The Zuni Mountains, which lie to the west of Albuquerque, New Mexico, are situated in the Mount Taylor Ranger District of the Cibola National Forest and are the site of the Zuni Mountain Collaborative Landscape Restoration Project.
The Zuni Mountains are full of game, including Rocky Mountain elk, mule deer, Merriam’s wild turkeys, black bears and mountain lions, and they’re also home to an endangered species of fish, the Zuni bluehead sucker.
“The area also is very resilient, and, today, we’re trying to remedy the impacts of decades of logging that took place without consideration for future forest conditions,” said Scott Lerich, NWTF’s senior regional biologist for Arizona and New Mexico.
The project has grown from a start in 2010 with the $500,000 Bluewater Stewardship project on 997 acres to a project that is $9.7 million in value on 8,054 acres in New Mexico and 1,030 acres in Black Kettle National Grassland near Cheyenne, Oklahoma.
It involves clearing invasive species, such as ponderosa pine and Douglas fir trees, leaving groups of trees that are more beneficial to wildlife and habitat and, through local partnerships, has created 45 to 50 jobs and a payroll of more than $1 million a year at the local sawmill.

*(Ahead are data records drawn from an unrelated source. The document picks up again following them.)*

template <int F, bool SPARSE, bool OUT32, int IOW = 1, int RPB = 1>
__device__ __forceinline__ bool narrow_body(const StepParams &p, unsigned char *smem)
{
    static_assert(RPB == 1 || (RPB == 2 && IOW == 1), "two rounds per hand-over: the two-wavefront workgroup only");
    constexpr int NO = 2 * RPB;
    typedef SplitLds<F, true, NO> L;
    I32x4 *sh_rec = reinterpret_cast<I32x4 *>(smem + L::N_REC);
    int32_t *sh_mv = reinterpret_cast<int32_t *>(smem + L::N_MV);
    I32x4 (*sh_evh)[BLOCK] = reinterpret_cast<I32x4 (*)[BLOCK]>(smem + L::N_EVH);
    I32x4 (*sh_evq)[BLOCK] = reinterpret_cast<I32x4 (*)[BLOCK]>(smem + L::N_EVQ);
    I32x4 (*sh_o0)[BLOCK] = reinterpret_cast<I32x4 (*)[BLOCK]>(smem + L::N_O0);
    I32x4 (*sh_o1)[BLOCK] = reinterpret_cast<I32x4 (*)[BLOCK]>(smem + L::N_O1);
    uint32_t *sh_bail = reinterpret_cast<uint32_t *>(smem + L::N_BAIL);
    uint32_t *sh_lutc = reinterpret_cast<uint32_t *>(smem + L::N_LUTC), *sh_lutm = reinterpret_cast<uint32_t *>(smem + L::N_LUTM);
    uint16_t *sh_lute = reinterpret_cast<uint16_t *>(smem + L::N_LUTE);
    uint32_t *sh_luts = reinterpret_cast<uint32_t *>(smem + L::N_LUTS);

    const uint32_t lane = threadIdx.x & (BLOCK - 1);
    const bool io_wave = __builtin_amdgcn_readfirstlane(threadIdx.x) >= (uint32_t)BLOCK;
    const uint32_t i = blockIdx.x * BLOCK + lane;
    const bool active = i < p.count;
    const uint32_t ir = active ? i : p.count - 1u;
    const uint32_t last_round = p.rounds - 1u;

    if (io_wave) {
        RG_HWID_BEGIN(1);
        const bool do_pub = IOW == 1 || __builtin_amdgcn_readfirstlane(threadIdx.x) < 2u * BLOCK;
        const bool do_ret = IOW == 1 || !do_pub;
        uint64_t b_head = reinterpret_cast<uint64_t>(p.head), b_q = reinterpret_cast<uint64_t>(p.abcd32),
                 b_reply = OUT32 ? reinterpret_cast<uint64_t>(p.out32) : reinterpret_cast<uint64_t>(p.reply),
                 b_logfx = reinterpret_cast<uint64_t>(p.logfx),
                 b_persist = OUT32 ? reinterpret_cast<uint64_t>(p.persist32) : reinterpret_cast<uint64_t>(p.persist);
        RG_OWN_SGPRS(b_head); RG_OWN_SGPRS(b_q); RG_OWN_SGPRS(b_reply); RG_OWN_SGPRS(b_logfx); RG_OWN_SGPRS(b_persist);
        const uint64_t round_rows = SPARSE ? p.stride : p.count;
        const uint32_t irm = ir & 0x0FFFFFFFu;
        int64_t io_base = 0;
        if constexpr (!OUT32) io_base = (p.has_bases != 0) ? p.t.ibase[SPARSE ? p.gid[ir] : ir] : 0;
        auto fetch = [&](uint32_t r, Row32 &x) {
            const uint64_t rb = (uint64_t)(r < p.rounds ? r : last_round) * round_rows;
            x.h = nt_load_at<U32x2>(b_head + rb * 8u, irm);
            x.q = nt_load_at<I32x4>(b_q + rb * 16u, irm);
        };
#pragma unroll
        for (int k = 0; k < 4; k++) sh_lutc[lane + 64u * k] = class_entry<F>(p, lane + 64u * k);
#pragma unroll
        for (int k = 0; k < 2; k++) {
            const uint32_t i7 = lane + 64u * k;
            sh_lutm[i7] = expand_predicates(i7);
            sh_lute[i7] = (uint16_t)(expand_predicates((i7 << 7) | 0x42u) & 0xFFFFu);
        }
        sh_luts[lane] = Tally::status_entry(lane);
        __builtin_amdgcn_wave_barrier();
        auto publish = [&](uint32_t slot, const Row32 &x) {
            sh_evh[slot][lane] = class_word(sh_lutc, x);
            sh_evq[slot][lane] = x.q;
        };
        Tally tally;
        auto retire = [&](uint32_t r, uint32_t hdr) {
            const uint32_t slot = r & (uint32_t)(NO - 1);
            const uint64_t rb16 = (uint64_t)r * round_rows * 16u;
            const I32x4 o0 = sh_o0[slot][lane], o1 = sh_o1[slot][lane];
            const uint32_t flags_all = expand_by_table(sh_lutm, sh_lute, (uint32_t)o0.y) | ((uint32_t)o1.w << RG_F_ROLE_SHIFT), flags = flags_all & 0xFFFFu, status = RG_F_STATUS(flags_all);
            if constexpr (OUT32) {
                nt_store_at(b_reply + rb16, irm, I32x4{(flags & RG_F_REPLIED) ? o0.x : 0, (int32_t)flags_all, o0.w, o1.x});
                if ((flags & RG_F_PERSIST) != 0) nt_store_at(b_persist + rb16, irm, I32x4{o1.y, o1.z, o0.z, o1.w});
            } else {
                rg_reply_t rep;
                rep.resp_term = (flags & RG_F_REPLIED) ? (int64_t)(uint32_t)o0.x : 0; rep.flags = flags_all; rep.role_epoch = (uint32_t)o0.z;
                nt_store_at(b_reply + rb16, irm, rep);
                const bool w_lfx = ((flags & (RG_F_COMMIT | RG_F_LOG_APPEND | RG_F_LOG_TRUNC)) != 0) | (status == RG_NEED_HOST);
                if (w_lfx) nt_store_at(b_logfx + rb16, irm, I64x2{to_abs((int64_t)(uint32_t)o0.w, io_base), to_abs((int64_t)(uint32_t)o1.x, io_base)});
                if ((flags & RG_F_PERSIST) != 0) {
                    rg_persist_t per;
                    per.term = (int64_t)(uint32_t)o1.y; per.voted_for = o1.z; per.role = o1.w;
                    nt_store_at(b_persist + rb16, irm, per);
                }
            }
            tally.add_packed_lut(RG_HDR_KIND(hdr), flags, status, sh_luts);
        };
        Row32 buf[4];
        uint32_t hdr_m1 = 0u, hdr_0, hdr_1;
        if (do_pub) {
            Row32 e0, e1;
            fetch(0, e0); fetch(1, e1); fetch(2, buf[2]); fetch(3, buf[3]); fetch(4, buf[0]); fetch(5, buf[1]);
            publish(0u, e0); publish(1u, e1);
            hdr_0 = e0.h.x; hdr_1 = e1.h.x;
        } else {
            hdr_0 = hdr_1 = 0u;
            for (int k = 0; k < 4; k++) { buf[k].h = U32x2{0u, 0u}; buf[k].q = I32x4{0, 0, 0, 0}; }
        }
        lds_barrier();
        { const uint32_t seen0 = *sh_bail; if (__builtin_amdgcn_readfirstlane(seen0) == 1u) return false; }
        bool bailed = false;
        uint32_t seen = 0u;
        RG_PROBE_BEGIN();
        if constexpr (RPB == 2) {
            uint32_t hk[4] = {hdr_0, hdr_1, 0u, 0u};
            for (uint32_t r0 = 0; r0 < p.rounds && !bailed; r0 += 4u) {
                if ((r0 & 127u) == 124u) tally.spill();
#pragma unroll
                for (int k = 0; k < 4; k++) {
                    const uint32_t r = r0 + (uint32_t)k;
                    if (r >= p.rounds) break;
                    Row32 &x = buf[(k + 2) & 3];
                    publish((r + 2u) & 3u, x);
                    RG_PROBE_MARK(0);
                    if (r >= 2u) retire(r - 2u, hk[(k + 2) & 3]);
                    hk[(k + 2) & 3] = x.h.x;
                    fetch(r + 6u, x);
                    RG_PROBE_MARK(1);
                    if ((k & 1) != 0 || r == last_round) {
                        const uint32_t mark = __builtin_amdgcn_readfirstlane(seen), pair = r >> 1;
                        if ((mark != 0u) & (mark <= pair + 1u)) { bailed = true; break; }
                        lds_barrier();
                        RG_PROBE_MARK(2);
                        seen = *sh_bail;
                    }
                }
            }
            if (bailed) return false;
            { const uint32_t mark = __builtin_amdgcn_readfirstlane(seen); if (mark != 0u) return false; }
            for (uint32_t q = p.rounds >= 2u ? p.rounds - 2u : 0u; q < p.rounds; q++) {
                const uint32_t i = q & 3u;
                retire(q, i == 0u ? hk[0] : (i == 1u ? hk[1] : (i == 2u ? hk[2] : hk[3])));
            }
            tally.spill();
#if defined(RG_PROBE)
            RG_PROBE_FLUSH(0);
#elif defined(RG_PROBE_HWID)
            RG_HWID_END(1);
#else
            tally.flush(p, lane, active);
#endif
            return true;
        }
        for (uint32_t r0 = 0; r0 < p.rounds && !bailed; r0 += 4u) {
            if ((r0 & 127u) == 124u) tally.spill();
#pragma unroll
            for (int k = 0; k < 4; k++) {
                const uint32_t r = r0 + (uint32_t)k;
                if (r >= p.rounds) break;
                Row32 &x = buf[(k + 2) & 3];
                if (do_pub) publish((r + 2u) & 3u, x);
// ... 45 lines not shown
        Group g64;
        load_group(p.t, gi, g64);
        g64.s1 = g64.rc > 1 ? g64.s1 : 0; g64.s2 = g64.rc > 2 ? g64.s2 : 0; g64.s3 = g64.rc > 3 ? g64.s3 : 0;
        if (any_base) g64 = group_to_rel(g64, base);
        in_domain = fits32(g64, EV_LIMIT) & small_fields_fit(g64) & (p.force_wide == 0) & (p.rounds < (1u << 24)) & ((base == 0) | (g64.epoch_index > 0)) & (base >= 0);
        narrow_into(g, g64);
        g.nallow = FAST ? 0 : -1;
        g.recache();
        in_domain = in_domain & stage_peers<F>(p.t, gi, g64.prepared, pe);
    }
    bool bailed = __builtin_amdgcn_ballot_w64(!in_domain) != 0;
    if (lane == 0) *sh_bail = bailed ? 1u : 0u;
    bool blocked = false;
    int32_t flush_max = 0;
    lds_barrier();
    if (bailed) return false;
    RG_PROBE_BEGIN();
#ifdef RG_EVENT_PREFETCH
    I32x4 h_next = sh_evh[0][lane], q_next = sh_evq[0][lane];
#endif
    auto round = [&](const uint32_t r) {
#ifdef RG_EVENT_PREFETCH
        const I32x4 h = h_next, q = q_next;
#else
        const I32x4 h = sh_evh[r & 3u][lane], q = sh_evq[r & 3u][lane];
#endif
        RG_PROBE_MARK(0);
        OutN out;
        const sw done = tier1n<F>(p, g, pe, out, h.x, (uint32_t)h.y, h.z, q.x, q.y, q.z, q.w);
        const bool open = done >= 0;
        RG_PROBE_MARK(1);
        const uint64_t b_open = __builtin_amdgcn_ballot_w64(open);
        const uint32_t slot = r & (uint32_t)(NO - 1);
        sh_o0[slot][lane] = I32x4{out.resp, (int32_t)out.pw, (int32_t)g.role_epoch, g.commit};
        sh_o1[slot][lane] = I32x4{out.log_from, g.term, g.voted_for, g.role};
        if (b_open != 0) {
            const uint32_t hdr = ((uint32_t)h.w & ~(7u << 9)) | ((((uint32_t)h.w & RG_HDR_SAME_TERM) != 0) ? HDR_SAME_IN : 0u), aux = (uint32_t)h.y, kind = RG_HDR_KIND(hdr);
            const bool skip = open & blocked & (kind != RG_EV_NONE);
            flush_max = (open & (kind == RG_EV_LOG_FLUSH) & (q.x > flush_max)) ? q.x : flush_max;
            bool park;
            const bool slow = open & !skip & !tier15<F>(p, g, pe, out, park, open & !skip, h.x, h.y, h.z, q.x, q.y, q.z, q.w);
            if (park) { blocked = true; g.nallow = -1; g.recache(); }
            RG_NOTE_SLOW(slow, lane == 0);
            bool bail = (slow | (skip & (p.auto_window != 0))) & (kind == KIND_OUT_OF_DOMAIN);
            if (slow & !bail) {
                const int64_t base = any_base ? *sh_base : 0;
                pe.base = base;
                Group g64 = group_to_abs(widen(g), base);
                Stepper<F, PeersNarrow<F>> st(p, g64, pe);
                const Entries en = entries_of<true>(p, hdr, aux, 0, 0, 0, 0);
                const uint32_t ix = index_fields(kind);
                st.run(hdr, aux, (ix & 1u) ? to_abs(q.x, base) : (int64_t)q.x, (ix & 2u) ? to_abs(q.y, base) : (int64_t)q.y,
                       (ix & 4u) ? to_abs(q.z, base) : (int64_t)q.z, (ix & 8u) ? to_abs(q.w, base) : (int64_t)q.w, false, 0, 0, en, entries_readable(p, en, aux, RG_HDR_N(hdr)));
                g64 = group_to_rel(g64, base);
                st.fx.log_from = to_rel(st.fx.log_from, base);
                bail = !fits32(g64, STATE_LIMIT) | !small_fields_fit(g64) | pe.overflow | ((base != 0) & (g64.epoch_index <= 0)) |
                       (((uint64_t)st.fx.resp_term | (uint64_t)st.fx.log_from) >= (uint64_t)STATE_LIMIT);
                narrow_into(g, g64);
                if (st.fx.status == RG_NEED_HOST) blocked = true;
                g.nallow = (FAST & !blocked) ? 0 : -1;
                g.recache();
                out.pw = PW_SLOW | st.fx.flags | (st.fx.status << RG_F_STATUS_SHIFT);
                out.resp = (int32_t)st.fx.resp_term; out.log_from = (int32_t)st.fx.log_from;
            }
            if (skip) { out.pw = PW_SLOW | ((uint32_t)RG_SKIPPED_AFTER_NEED_HOST << RG_F_STATUS_SHIFT); out.resp = 0; out.log_from = 0; }
            if (__builtin_amdgcn_ballot_w64(bail) != 0) {
                if (lane == 0) *sh_bail = r / (uint32_t)RPB + 2u;
                bailed = true;
            }
            sh_o0[slot][lane] = I32x4{out.resp, (int32_t)out.pw, (int32_t)g.role_epoch, g.commit};
            sh_o1[slot][lane] = I32x4{out.log_from, g.term, g.voted_for, g.role};
        } else {
            RG_NOTE_SLOW(false, lane == 0);
        }
        RG_PROBE_MARK(2);
#ifdef RG_EVENT_PREFETCH
        h_next = sh_evh[(r + 1u) & 3u][lane]; q_next = sh_evq[(r + 1u) & 3u][lane];
#endif
        if constexpr (RPB == 1) {
            lds_barrier();
            RG_PROBE_MARK(3);
        }
    };
    if constexpr (RPB == 2) {
        for (uint32_t r = 0; r < p.rounds; r++) {
            round(r);
            if (bailed) break;
            if ((r & 1u) != 0u || r == last_round) {
                lds_barrier();
                RG_PROBE_MARK(3);
            }
        }
        if (bailed) lds_barrier();
    } else {
#ifdef RG_EVENT_PREFETCH
    { uint32_t r = 0; do { round(r); r++; } while (!bailed & (r < p.rounds)); }
#else
    for (uint32_t r = 0; r < p.rounds; r++) {
        round(r);
        if (bailed) break;
    }
#endif
    }
    if (bailed) return false;
    RG_PROBE_FLUSH(4);
    RG_HWID_END(0);
    if (active) {
        Group g64 = widen(g);
        pe.base = 0;
        if (any_base) {
            const int64_t base = *sh_base;
            pe.base = base;
            g64 = group_to_abs(g64, base);
        }
        uint32_t gi_out = gi;
        RG_FRESH_VGPR(gi_out);
        store_group(p.t, gi_out, g64, pe, F);
        if (p.auto_window != 0) {
            const int64_t base = *sh_base;
            advance_base(p, gi_out, base, to_abs(flush_max, base));
        }
    }
    return true;
}

#ifndef RG_NOTE_FALLBACK
#define RG_NOTE_FALLBACK() ((void)0)
#endif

Key partners include the Forest Service, the Mount Taylor Ranger District, the New Mexico Department of Game and Fish, the Forest Guild and the New Mexico Forest and Watershed Restoration Institute.
About 3,000 acres of trees remain to be cut and thinned on the Bluewater project, which encompasses the east side of the Zuni Mountains. The project then moves to the west side of Zuni Mountain and to Mount Taylor.
“This project could potentially go for another 10 to 20 years,” Lerich noted.
Black Kettle National Grasslands
Most of the Black Kettle National Grasslands — about 30,724 acres — are near Cheyenne, Oklahoma, and abuts the Texas Panhandle. The other 576 acres are just across the state line, near Canadian, Texas, and make up the Lake Marvin Recreation Area.
Part of the Cibola National Forest, the grasslands are an important piece of the Zuni Mountain Collaborative Landscape Restoration Project. The work there is an extension of the Zuni Mountains enhancements, and the task on the grasslands is removing invasive woody plants, including Eastern red cedar and locust.
Gene Miller, NWTF’s regional biologist for West Texas and Oklahoma, explained the NWTF and its on-the-ground partners are using hand and mechanical cutting to remove the unwanted material.
To date, partners have treated nearly 900 acres of the national grasslands, a cooperative Wildlife Management Area with Oklahoma Department of Wildlife Conservation. The NWTF administers contracts to put work on the land, but all partners are involved, Miller noted.
“This project is beneficial for cattlemen, wildlife, sportsmen and for the health of the grasslands,” he said. “Citizens and sportsmen are talking about the work. People are noticing a difference on the land. It all starts with our dedicated members and volunteers raising dollars at local NWTF Hunting Heritage Super Fund banquets in Oklahoma.”